+#ifdef OG_HOST_EMUL
+OG_DEV u32 pk_perm(u32 hi, u32 lo, u32 sel) {
+    const u64 v = (u64)hi << 32 | lo;
+    u32 r = 0;
+    for (int b = 0; b < 4; b++) r |= (u32)((v >> (8 * ((sel >> (8 * b)) & 7u))) & 0xffu) << (8 * b);
+    return r;
+}
+OG_DEV i32 pk_dot2(u32 a, u32 b, i32 acc) {
+    return (i32)((u32)acc + (u32)((i32)(i16)a * (i32)(i16)b) + (u32)(((i32)a >> 16) * ((i32)b >> 16)));
+}
+OG_DEV i32 pk_dot2_fits(u32 a, u32 b, i32 acc) { return pk_dot2(a, b, acc); }
+OG_DEV u32 pk_add16(u32 a, u32 b) { return ((a + b) & 0xffffu) | ((a & 0xffff0000u) + (b & 0xffff0000u)); }
+OG_DEV u32 pk_sub16(u32 a, u32 b) { return ((a - b) & 0xffffu) | ((a & 0xffff0000u) - (b & 0xffff0000u)); }
+#else
+typedef unsigned short og_u16x2 __attribute__((ext_vector_type(2)));
+OG_DEV u32 pk_perm(u32 hi, u32 lo, u32 sel) { return __builtin_amdgcn_perm(hi, lo, sel); }
+OG_DEV i32 pk_dot2(u32 a, u32 b, i32 acc) { return rs_dot2(a, b, acc); }
+OG_DEV i32 pk_dot2_fits(u32 a, u32 b, i32 acc) {
+    return __builtin_amdgcn_sdot2(__builtin_bit_cast(og_i16x2, a), __builtin_bit_cast(og_i16x2, b), acc, true);
+}
+OG_DEV u32 pk_add16(u32 a, u32 b) { return __builtin_bit_cast(u32, __builtin_bit_cast(og_u16x2, a) + __builtin_bit_cast(og_u16x2, b)); }
+OG_DEV u32 pk_sub16(u32 a, u32 b) { return __builtin_bit_cast(u32, __builtin_bit_cast(og_u16x2, a) - __builtin_bit_cast(og_u16x2, b)); }
+#endif
+OG_DEV u32 pk_lolo(u32 a, u32 b) { return pk_perm(b, a, 0x05040100u); }
+OG_DEV u32 pk_hihi(u32 a, u32 b) { return pk_perm(b, a, 0x07060302u); }
+OG_DEV u32 pk_pair(i32 lo, i32 hi) { return ((u32)lo & 0xffffu) | (u32)hi << 16; }
+OG_DEV u32 pk_q15(i32 lo, i32 hi) { return (((u32)lo >> 15) & 0xffffu) | (((u32)hi << 1) & 0xffff0000u); }
+OG_DEV u32 pk_shr(i32 lo, i32 hi, int s) { return pk_pair(lo >> s, hi >> s); }
+
+struct W4 { u32 w[4]; };
+#ifdef OG_HOST_EMUL
+template <typename T>
+OG_DEV T pk_ld(const i16 *p) {
+    T v;
+    memcpy(&v, p, sizeof(T));
+    return v;
+}
+OG_DEV W4 ldw4(const i16 *p) { return pk_ld<W4>(p); }
+OG_DEV void stw4(i16 *p, const W4 &r) { memcpy(p, &r, sizeof(r)); }
+#else
+typedef i32 og_v4i __attribute__((ext_vector_type(4)));
+template <typename T>
+OG_DEV T pk_ld(const i16 *p) { return *reinterpret_cast<const T *>(p); }
+OG_DEV W4 ldw4(const i16 *p) {
+    const og_v4i v = *reinterpret_cast<const og_v4i *>(p);
+    return W4{{(u32)v.x, (u32)v.y, (u32)v.z, (u32)v.w}};
+}
+OG_DEV void stw4(i16 *p, const W4 &r) { *reinterpret_cast<og_v4i *>(p) = og_v4i{(i32)r.w[0], (i32)r.w[1], (i32)r.w[2], (i32)r.w[3]}; }
+#endif
+
+#ifdef OG_HOST_EMUL
+struct W2 { u32 w[2]; };
+#else
+struct alignas(8) W2 { u32 w[2]; };
+#endif
+
+constexpr u32 HAAR_SUM = 23170u | 23170u << 16, HAAR_DIF = 23170u | (u32)(u16)(-23170) << 16;
+OG_DEV void pk_haar_words(u32 &x, u32 &y) {
+    const u32 p = pk_lolo(x, y), q = pk_hihi(x, y);
+    x = pk_q15(pk_dot2_fits(p, HAAR_SUM, 16384), pk_dot2_fits(q, HAAR_SUM, 16384));
+    y = pk_q15(pk_dot2_fits(p, HAAR_DIF, 16384), pk_dot2_fits(q, HAAR_DIF, 16384));
+}
+OG_DEV void pk_haar8_1(W4 &r) {
+    i32 s[4], d[4];
+#pragma unroll
+    for (int m = 0; m < 4; m++) {
+        s[m] = pk_dot2_fits(r.w[m], HAAR_SUM, 16384);
+        d[m] = pk_dot2_fits(r.w[m], HAAR_DIF, 16384);
+    }
+#pragma unroll
+    for (int m = 0; m < 4; m++) r.w[m] = pk_q15(s[m], d[m]);
+}
+OG_DEV void pk_haar8_2(W4 &r) { pk_haar_words(r.w[0], r.w[1]); pk_haar_words(r.w[2], r.w[3]); }
+OG_DEV void pk_haar8_4(W4 &r) { pk_haar_words(r.w[0], r.w[2]); pk_haar_words(r.w[1], r.w[3]); }
+OG_DEV void pk_haar16(W4 &a, W4 &b) {
+#pragma unroll
+    for (int m = 0; m < 4; m++) pk_haar_words(a.w[m], b.w[m]);
+}
+
+static_assert(V_X % 8 == 0 && 960 % 8 == 0, "a channel's spectrum starts 16-byte aligned, its bands at multiples of 8 coefficients");
+OG_DEV W4 pk_gather(const i16 *x, int N, int gj, int ls, bool had) {
+    W4 r;
+    if (ls == 2) {
+        const int n0 = N >> 2;
+        const i16 *p = x + 2 * gj;
+        const u32 r0 = pk_ld<u32>(p + (had ? 3 : 0) * n0), r1 = pk_ld<u32>(p + (had ? 0 : 1) * n0);
+        const u32 r2 = pk_ld<u32>(p + 2 * n0), r3 = pk_ld<u32>(p + (had ? 1 : 3) * n0);
+        r.w[0] = pk_lolo(r0, r1);
+        r.w[1] = pk_lolo(r2, r3);
+        r.w[2] = pk_hihi(r0, r1);
+        r.w[3] = pk_hihi(r2, r3);
+    } else if (ls == 3) {
+        const int n0 = N >> 3;
+        const i16 *p = x + gj;
+        const u32 rows = had ? 0x25163407u : 0x76543210u;
+#pragma unroll
+        for (int m = 0; m < 4; m++)
+            r.w[m] = (u32)pk_ld<u16>(p + (int)((rows >> (8 * m)) & 15u) * n0) | (u32)pk_ld<u16>(p + (int)((rows >> (8 * m + 4)) & 15u) * n0) << 16;
+    } else if (ls == 1) {
+        const int n0 = N >> 1;
+        const i16 *p = x + 4 * gj;
+        const W2 a = pk_ld<W2>(p + (had ? n0 : 0)), b = pk_ld<W2>(p + (had ? 0 : n0));
+        r.w[0] = pk_lolo(a.w[0], b.w[0]);
+        r.w[1] = pk_hihi(a.w[0], b.w[0]);
+        r.w[2] = pk_lolo(a.w[1], b.w[1]);
+        r.w[3] = pk_hihi(a.w[1], b.w[1]);
+    } else {
+        const int stride = 1 << ls, n0 = N >> ls;
+        i32 v[8];
+#pragma unroll
+        for (int k = 0; k < 8; k++) {
+            const int inter = 8 * gj + k, j = inter >> ls, i = inter & (stride - 1);
+            v[k] = x[(had ? ordery(stride, i) : i) * n0 + j];
+        }
+#pragma unroll
+        for (int m = 0; m < 4; m++) r.w[m] = pk_pair(v[2 * m], v[2 * m + 1]);
+    }
+    return r;
+}
+
+OG_DEV void pk_merge_sums(const W4 &a, const W4 &b, i32 &xp, i32 &side) {
+#pragma unroll
+    for (int m = 0; m < 4; m++) {
+        xp = pk_dot2(b.w[m], a.w[m], xp);
+        side = pk_dot2(b.w[m], b.w[m], side);
+    }
+}
+OG_DEV void pk_merge_apply(W4 &a, W4 &b, i32 mid, i32 lgain, i32 rgain, int kl, int kr, bool inv) {
+    const u32 m_lo = (u32)mid & 0xffffu, m_hi = (u32)mid << 16;
+    const u32 l_lo = (u32)lgain & 0xffffu, l_hi = (u32)lgain << 16, r_lo = (u32)rgain & 0xffffu, r_hi = (u32)rgain << 16;
+    const i32 rl = (1 << (kl + 1)) >> 1, rr = (1 << (kr + 1)) >> 1;
+#pragma unroll
+    for (int m = 0; m < 4; m++) {
+        const u32 l = pk_q15(pk_dot2_fits(a.w[m], m_lo, 16384), pk_dot2_fits(a.w[m], m_hi, 16384));
+        const u32 d = pk_sub16(l, b.w[m]), s = pk_add16(l, b.w[m]);
+        a.w[m] = pk_shr(pk_dot2_fits(d, l_lo, rl), pk_dot2_fits(d, l_hi, rl), kl + 1);
+        const u32 y = pk_shr(pk_dot2_fits(s, r_lo, rr), pk_dot2_fits(s, r_hi, rr), kr + 1);
+        b.w[m] = inv ? pk_sub16(0u, y) : y;
+    }
+}
+OG_DEV W4 pk_neg(const W4 &a) { return W4{{pk_sub16(0u, a.w[0]), pk_sub16(0u, a.w[1]), pk_sub16(0u, a.w[2]), pk_sub16(0u, a.w[3])}}; }
+
+static_assert(RING % 8 == 0 && 120 % 8 == 0 && OVERLAP / 2 % 4 == 0, "ring pieces of 4 samples: whole, and never across the wrap");
+static_assert(offsetof(CeltState, ring) % 16 == 0 && offsetof(CeltState, tail) % 16 == 0 && sizeof(CeltState) % 16 == 0 &&
+              sizeof(((CeltState *)nullptr)->tail[0]) % 16 == 0, "the ring and the tails are 16-byte aligned");
+static_assert(V_SYN % 8 == 0, "the synthesis buffer is 16-byte aligned in the working set");
+struct P4 { i32 v[4]; };
+OG_DEV P4 pk_ld4(const i32 *p) {
+#ifdef OG_HOST_EMUL
+    P4 r;
+    memcpy(&r, p, sizeof(r));
+    return r;
+#else
+    const og_v4i v = *reinterpret_cast<const og_v4i *>(p);
+    return P4{{v.x, v.y, v.z, v.w}};
+#endif
+}
+OG_DEV void pk_st4(i32 *p, const P4 &r) {
+#ifdef OG_HOST_EMUL
+    memcpy(p, &r, sizeof(r));
+#else
+    *reinterpret_cast<og_v4i *>(p) = og_v4i{r.v[0], r.v[1], r.v[2], r.v[3]};
+#endif
+}
+OG_DEV void pk_ring_tail_store(i32 *ring, i32 *tail, const i32 *sy, int pos, int n) {
+    OG_FOR_LANES(p, n / 4) pk_st4(&ring[(pos + 4 * p) & RING_MASK], pk_ld4(&sy[4 * p]));
+    OG_FOR_LANES(p, OVERLAP / 2 / 4) pk_st4(&tail[4 * p], pk_ld4(&sy[n + 4 * p]));
+}
+
+}
diff --git a/esp32-opus-player_amd/csrc/og_celt_recon_pm.hpp b/esp32-opus-player_amd/csrc/og_celt_recon_pm.hpp
--- a/esp32-opus-player_amd/csrc/og_celt_recon_pm.hpp
+++ b/esp32-opus-player_amd/csrc/og_celt_recon_pm.hpp
@@ -61,6 +61,9 @@
     for (int i = 0; i < 8; i++)
         if (!(i & S_)) haar_pair(r.v[i], r.v[i + S_]);
 }
+
+template <bool PACKED> struct PmHold { typedef V8 type; };
+template <> struct PmHold<true> { typedef W4 type; };
 
 struct PmGrp { int band, job, x, gj, N; u32 jd; };
 constexpr int PM_GROUPS = 100;
@@ -166,10 +169,12 @@
     return tfm;
 }
 
+template <bool PACKED = PM_PACKED>
 OG_DEV void pm_tf_undo(u32 tfm) {
     constexpr int NG = (2 * PM_GROUPS + OG_NLANES - 1) / OG_NLANES;
+    typedef typename PmHold<PACKED>::type Hold;
     if (tfm & 1u) {
-        V8 hold[NG];
+        Hold hold[NG];
         u8 mark[NG];
 #pragma unroll
         for (int it = 0; it < NG; it++) {
@@ -180,10 +185,14 @@
                 const int ls = (int)(q.jd >> JD_PERM_SHIFT) & 7;
                 if ((q.jd & JD_VALID) && !(q.jd & JD_FILL) && ls) {
                     const int stride = 1 << ls, n0 = q.N >> ls, had = (q.jd & JD_HAD) != 0;
-#pragma unroll
-                    for (int k = 0; k < 8; k++) {
-                        const int inter = 8 * q.gj + k, j = inter >> ls, i = inter & (stride - 1);
-                        hold[it].v[k] = S.v[q.x + (had ? ordery(stride, i) : i) * n0 + j];
+                    if constexpr (PACKED)
+                        hold[it] = pk_gather(&S.v[q.x], q.N, q.gj, ls, had);
+                    else {
+#pragma unroll
+                        for (int k = 0; k < 8; k++) {
+                            const int inter = 8 * q.gj + k, j = inter >> ls, i = inter & (stride - 1);
+                            hold[it].v[k] = S.v[q.x + (had ? ordery(stride, i) : i) * n0 + j];
+                        }
                     }
                     mark[it] = 1;
                 }
@@ -195,7 +204,8 @@
             const int g = OG_LANE + it * OG_NLANES;
             if (mark[it]) {
                 const PmGrp q = pm_group(g);
-                st8(q.x + 8 * q.gj, hold[it]);
+                if constexpr (PACKED) stw4(&S.v[q.x + 8 * q.gj], hold[it]);
+                else st8(q.x + 8 * q.gj, hold[it]);
             }
         }
         OG_LSYNC();
@@ -207,11 +217,18 @@
             if (g < 2 * PM_GROUPS) {
                 const PmGrp q = pm_group(g);
                 if ((q.jd & JD_VALID) && !(q.jd & JD_FILL) && ((q.jd >> JD_STEP_SHIFT) & 15) == 4 && !(q.gj & 1)) {
-                    V8 a = ld8(q.x + 8 * q.gj), b = ld8(q.x + 8 * q.gj + 8);
-#pragma unroll
-                    for (int k = 0; k < 8; k++) haar_pair(a.v[k], b.v[k]);
-                    st8(q.x + 8 * q.gj, a);
-                    st8(q.x + 8 * q.gj + 8, b);
+                    if constexpr (PACKED) {
+                        W4 a = ldw4(&S.v[q.x + 8 * q.gj]), b = ldw4(&S.v[q.x + 8 * q.gj + 8]);
+                        pk_haar16(a, b);
+                        stw4(&S.v[q.x + 8 * q.gj], a);
+                        stw4(&S.v[q.x + 8 * q.gj + 8], b);
+                    } else {
+                        V8 a = ld8(q.x + 8 * q.gj), b = ld8(q.x + 8 * q.gj + 8);
+#pragma unroll
+                        for (int k = 0; k < 8; k++) haar_pair(a.v[k], b.v[k]);
+                        st8(q.x + 8 * q.gj, a);
+                        st8(q.x + 8 * q.gj + 8, b);
+                    }
                 }
             }
         }
@@ -225,14 +242,25 @@
                 const PmGrp q = pm_group(g);
                 const u32 steps = (q.jd & JD_VALID) && !(q.jd & JD_FILL) ? (q.jd >> JD_STEP_SHIFT) & 0xfffu : 0u;
                 if (steps & 0x777u) {
-                    V8 r = ld8(q.x + 8 * q.gj);
-                    for (int k = 0; k < 3; k++) {
-                        const int c = (int)(steps >> (4 * k)) & 15;
-                        if (c == 1) haar8<1>(r);
-                        else if (c == 2) haar8<2>(r);
-                        else if (c == 3) haar8<4>(r);
+                    if constexpr (PACKED) {
+                        W4 r = ldw4(&S.v[q.x + 8 * q.gj]);
+                        for (int k = 0; k < 3; k++) {
+                            const int c = (int)(steps >> (4 * k)) & 15;
+                            if (c == 1) pk_haar8_1(r);
+                            else if (c == 2) pk_haar8_2(r);
+                            else if (c == 3) pk_haar8_4(r);
+                        }
+                        stw4(&S.v[q.x + 8 * q.gj], r);
+                    } else {
+                        V8 r = ld8(q.x + 8 * q.gj);
+                        for (int k = 0; k < 3; k++) {
+                            const int c = (int)(steps >> (4 * k)) & 15;
+                            if (c == 1) haar8<1>(r);
+                            else if (c == 2) haar8<2>(r);
+                            else if (c == 3) haar8<4>(r);
+                        }
+                        st8(q.x + 8 * q.gj, r);
                     }
-                    st8(q.x + 8 * q.gj, r);
                 }
             }
         }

◇ ◇ ◇ ◇ ◇ ◇ ◇

• What this task involves: When a line in the records above holds "steps", that line is to be reported.

• Result for this exercise:
                 const u32 steps = (q.jd & JD_VALID) && !(q.jd & JD_FILL) ? (q.jd >> JD_STEP_SHIFT) & 0xfffu : 0u;
                 if (steps & 0x777u) {
-                        const int c = (int)(steps >> (4 * k)) & 15;
+                            const int c = (int)(steps >> (4 * k)) & 15;
+                            const int c = (int)(steps >> (4 * k)) & 15;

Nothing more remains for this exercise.